A sled rider with a combined mass of 50.0kg are at the top of a hill of a 14m above the level of ground below. The sled is given a push providing an initial kinetic energy of 1700J. What is the potential energy at the top of the hill? After the push, what is the total enetgy on the top of the hill? What will be the kinetic energy at the bottom of the hill?
need the answer, how can i give what i don't have
To determine the potential energy at the top of the hill, we can use the formula:
Potential energy (PE) = mass (m) * acceleration due to gravity (g) * height (h)
Given:
Mass (m) = 50.0 kg
Height (h) = 14 m
Acceleration due to gravity (g) = 9.8 m/s^2 (approximate)
Substituting the values into the formula, we have:
PE = 50.0 kg * 9.8 m/s^2 * 14 m
PE = 6860 J
So, the potential energy at the top of the hill is 6860 Joules.
To find the total energy at the top of the hill, we need to consider both kinetic energy (KE) and potential energy (PE).
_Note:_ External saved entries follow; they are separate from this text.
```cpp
struct PsPrep {
  uint32_t* chain = nullptr;
  int64_t n = 0;
  int32_t* vbase = nullptr;
};
bool ps_open(const KVTable& t, const uint64_t* keys, const int32_t* rec, int64_t n, int use_cnt,
             DifactoHP hp, int insert, int chains, uint32_t epoch, int32_t* vbase,
             const int64_t* segS, const int64_t* segHS, int P, const Lookback& lb, int32_t* slot,
             float* w_out, int64_t* vpos, uint32_t* chain, uint8_t* head, float* rbuf,
             int64_t* vcnt, hipStream_t s, int prepped = 0);
bool ps_push(const KVTable& t, const int32_t* slot, const int64_t* vpos, const uint32_t* chain,
             const uint8_t* head, int64_t n, const int64_t* segS, const int64_t* segHS, int P,
             const float* gbuf, DifactoHP hp, hipStream_t s, PsPrep prep = PsPrep());
void ps_records(const uint64_t* uniq, const int32_t* ucnt, int64_t U, int32_t* rec,
                hipStream_t s);
bool ps_c0(const int64_t* owner_cnt, const int64_t* vcnt, int S, int P, int64_t flag,
           int64_t* send, int64_t* payload, hipStream_t s, int loop = 0);
bool ps_push_linear(const KVTable& t, const int32_t* slot, const uint32_t* chain,
                    const uint8_t* head, int64_t n, const int64_t* segS, int P, const float* g,
                    LinearHP hp, double t0, hipStream_t s, PsPrep prep = PsPrep());
bool ps_unpack(const float* rbuf, int64_t U, int vstride, const int64_t* segS,
               const int64_t* segHS, const int64_t* vrecv, int P, float* hdr, int64_t* rows_total,
               hipStream_t s);
bool ps_pack_gw(const float* gw, int64_t U, int vstride, const int64_t* segS,
                const int64_t* segHS, const int64_t* vrecv, int P, float* gbuf, hipStream_t s);

int64_t fm_fwd_partials();
int64_t fwd_ticket_words();
void lin_forward_strided(int64_t nrows, const int64_t* offset, const int32_t* lid,
                         const float* val, const float* w, int wstride, const float* label,
                         int loss, float* py, float* dual, double* met, double* part,
                         unsigned int* ticket, hipStream_t s);
int ld_rows_per_tile(int64_t nnz, int64_t nrows);
int ld_tile_table(int64_t nnz);
void ld_touch(const KVTable& t, const uint64_t* keys, const int64_t* off, int64_t nrows,
              int64_t nnz, int R, uint32_t stamp, int insert, int32_t* lid, int32_t* tlist,
              unsigned int* tcnt, int32_t* ovf, unsigned int* ovf_cnt, hipStream_t s);
void ld_backward(const int32_t* lid, const float* val, const int64_t* off, int64_t nrows,
                 int64_t nnz, int R, const float* dual, float* grad, hipStream_t s);
void ld_push(const KVTable& t, int64_t ntiles, int T, const int32_t* tlist,
             const unsigned int* tcnt, const int32_t* ovf, unsigned int* ovf_cnt, float* grad,
             LinearHP hp, hipStream_t s);
void fm_set_cu_reserve(int cus);
int fm_cu_reserve();
void fm_set_bwd_pack(bool on);
bool fm_bwd_pack();
void fm_forward(int64_t nrows, const int64_t* offset, const int32_t* lid, const float* val,
                const float* w_or_hdr, const float* vc, int vstride, const float* label, int loss,
                float* py, float* dual, float* xv, double* met, double* part,
                unsigned int* ticket, hipStream_t s);
struct FmBwdProblem {
  int64_t nuniq, nnz, nrows;
  const int64_t* csc_off;
  const int32_t* csc_row;
  const float* csc_val;
  const float *dual, *xv;
  const float *hdr, *vc;
  int vstride;
  float *gw, *gvc;
  bool deterministic;
  float* fuse_v = nullptr;
  float* fuse_vg = nullptr;
  DifactoHP fuse_hp = {};
};
constexpr int kChunkV = 64;
enum class FmBwdPhase { kAll, kPlan, kRun, kBucket, kBucketRun };
struct FmBwdLayout {
  int64_t key_s, beg_s;
  int64_t meta_v;
  int64_t hist;
  int64_t det_s, det_vw, det_v;
  int64_t off;
  int64_t cnt, scan_tmp;
};
int64_t fm_bwd_layout(int64_t nuniq, int64_t nnz, int vstride, bool deterministic,
                      FmBwdLayout* out = nullptr);
struct FmBwdPlanDst {
  const int64_t* csc_off;
  int32_t *key_s, *beg_s;
  void* meta_v;
  float *gw, *gvc;
  int vstride;
  int64_t *tot_s, *tot_v;
};
FmBwdPlanDst fm_bwd_plan_dst(const FmBwdProblem& p, void* scratch);
void fm_backward(const FmBwdProblem& p, void* scratch, const Lookback* lb, hipStream_t s,
                 FmBwdPhase phase);
void fm_grad_post(const int64_t* m, int64_t m_cap, float* gvc, int vstride, int dim, float clip,
                  float dropout, uint64_t seed, double* sumsq, hipStream_t s);
void fm_grad_scale(const int64_t* m, int64_t m_cap, float* gvc, int vstride, int dim,
                   const double* sumsq, hipStream_t s);

void spmv(int64_t nrows, const int64_t* off, const int32_t* col, const float* val, const float* x,
          float* y, hipStream_t s);
size_t auc_sort_tmp_bytes(int64_t n);
void sort_by_score(const float* py, const float* label, int64_t n, float* py_sorted,
                   float* label_sorted, void* tmp, size_t tmp_bytes, hipStream_t s);
void auc_from_sorted(const float* label_sorted, int64_t n, double* out, int64_t* tmp_i64,
                     hipStream_t s);
int64_t auc_ws_bytes(int64_t n);
int64_t auc_ws_persistent_bytes();
int64_t auc_ws_lohi_offset();
void auc_accumulate(const float* py, const float* label, int64_t n, void* persist, void* scratch,
                    double* auc_sum, hipStream_t s);

void synth_criteo(int64_t nrows, uint64_t seed, uint64_t step, const int64_t* card,
                  int nfield, uint64_t* keys, float* label, int64_t* offset, hipStream_t s);

int kmeans_ks(int f);
bool kmeans_x3_supported(int f);
int64_t kmeans_x3_xp_bytes(int64_t n, int f);
int64_t kmeans_x3_cp_bytes(int k, int f);
void kmeans_pack_x3(const float* X, int64_t n, int f, void* Xp3, hipStream_t s);
void kmeans_pack_c3(const float* C, int k, int f, void* Cp3, hipStream_t s);
void kmeans_assign_x3(const void* Xp3, const float* xnorm, const float* X, int64_t n, int f,
                      const void* Cp3, const float* C, int k, int32_t* assign, float* score,
                      int32_t* amb, float* ct, hipStream_t s);
void kmeans_pack_x(const float* X, int64_t n, int f, float* Xp, hipStream_t s);
int64_t kmeans_cp_elems(int k, int f);
void kmeans_pack_c(const float* C, int k, int f, float* Cp, hipStream_t s);
void kmeans_assign(const float* Xp, int64_t n, int f, const float* Cp, int k, int32_t* assign,
                   float* score, hipStream_t s);
void kmeans_accum(const float* X, int64_t n, int f, const int32_t* assign, float* sums,
                  hipStream_t s);
int64_t kmeans_accum_scratch(int64_t n, int k);
void kmeans_assign_csr(const int64_t* off, const int32_t* col, const float* val, int64_t n,
                       const float* Ct, int K, int Kp, int32_t* assign, hipStream_t s);
void kmeans_accum_csr(const int64_t* off, const int32_t* col, const float* val, int64_t n,
                      const int32_t* assign, int F, float* sums, hipStream_t s);
// ... 221 lines not shown
```

Measured before the change: 159.2 million examples/s.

The total energy is the sum of these two forms of energy.
Total energy at the top of the hill = Potential energy (PE) + Initial kinetic energy (KE)
Given:
PE = 6860 J
Initial KE = 1700 J
Substituting the values, we get:
Total energy at the top of the hill = 6860 J + 1700 J
Total energy at the top of the hill = 8560 J
So, the total energy at the top of the hill is 8560 Joules.
To find the kinetic energy at the bottom of the hill, we need to consider the conservation of energy. The total energy at the top of the hill is equal to the sum of the potential energy at the top of the hill and the kinetic energy at the bottom of the hill.
Total energy at the top of the hill = Potential energy at the top of the hill + Kinetic energy at the bottom of the hill
Given:
Total energy at the top of the hill = 8560 J
Potential energy at the top of the hill = 6860 J
Rearranging the formula, we get:
Kinetic energy at the bottom of the hill = Total energy at the top of the hill - Potential energy at the top of the hill
Substituting the values, we have:
Kinetic energy at the bottom of the hill = 8560 J - 6860 J
Kinetic energy at the bottom of the hill = 1700 J
So, the kinetic energy at the bottom of the hill is 1700 Joules.